The CUDA Toolkit is now installed and can be used to compile and run CUDA applications.

Using the NVIDIA CUDA Toolkit

  1. Verify that the NVIDIA device characters files /dev/nvidia* exist and have the correct (0666) file permissions. The character devices should be automatically created on system with the NVIDIA driver loaded through X server, but will not be on systems that do not automatically load the NVIDIA driver.

    ls -l /dev/nvidia*
    
  2. If your system does not have the NVIDIA character devices created automatically, run the script from NVIDIA documentation with root privileges.

    Alternatively a setuid utility, nvidia-modprobe, can be compiled and installed to automatically create the device character files on-demand.

    wget https://download.nvidia.com/XFree86/nvidia-modprobe/nvidia-modprobe-<VERSION>.tar.bz2
    tar -xvf nvidia-modprobe-<VERSION>.tar.bz2
    cd nvidia-modprobe-<VERSION>/
    make
    sudo make install PREFIX=/usr/local/cuda/
    
  3. When the CUDA toolkit is needed, export PATH variables pointing to the CUDA directories.

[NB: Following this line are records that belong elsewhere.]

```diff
diff --git a/moviigen1.1_amd/csrc/attn_hd128_w64.hip b/moviigen1.1_amd/csrc/attn_hd128_w64.hip
--- a/moviigen1.1_amd/csrc/attn_hd128_w64.hip
+++ b/moviigen1.1_amd/csrc/attn_hd128_w64.hip
@@ -418,7 +418,8 @@
 static unsigned long long* g_w64_prof = nullptr;
 static unsigned* g_w64_flagcnt = nullptr;
 void mg_attn_m16_hooks(int dbg, unsigned long long* prof, unsigned* flagcnt);
-static void w64_sync_hooks() { mg_attn_m16_hooks(g_w64_dbg, g_w64_prof, g_w64_flagcnt); }
+void mg_attn_m16w8_hooks(int dbg, unsigned* flagcnt);
+static void w64_sync_hooks() { mg_attn_m16_hooks(g_w64_dbg, g_w64_prof, g_w64_flagcnt), mg_attn_m16w8_hooks(g_w64_dbg, g_w64_flagcnt); }
 extern "C" void mg_attn_w64_profile(unsigned long long* dev_buf) { g_w64_prof = dev_buf; w64_sync_hooks(); }
 extern "C" void mg_attn_w64_debug(int flags) { g_w64_dbg = flags; w64_sync_hooks(); }
 extern "C" void mg_attn_w64_flag_counter(unsigned* dev_counter) { g_w64_flagcnt = dev_counter; w64_sync_hooks(); }
```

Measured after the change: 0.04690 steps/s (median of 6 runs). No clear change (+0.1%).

This will temporarily add CUDA files to the PATH and use the specified linked version of GCC for the terminal session.

    export PATH=/usr/local/cuda/bin:$PATH
    export LD_LIBRARY_PATH=/usr/local/cuda/lib64:$LD_LIBRARY_PATH
    

Source code for CUDA sample located at /usr/local/cuda/NVIDIA_CUDA-<VERSION>_Samples. See the CUDA documentation on compiling samples to learn more.

Uninstalling

The NVIDIA drivers and associated software can be uninstalled and nouveau driver restored by:

  1. Run the sudo /usr/local/cuda/bin/cuda-uninstaller.
  2. Follow the prompts on the screen and reboot the system.

Debugging

  • The NVIDIA CUDA installer places logs under /tmp/cuda-installer.log.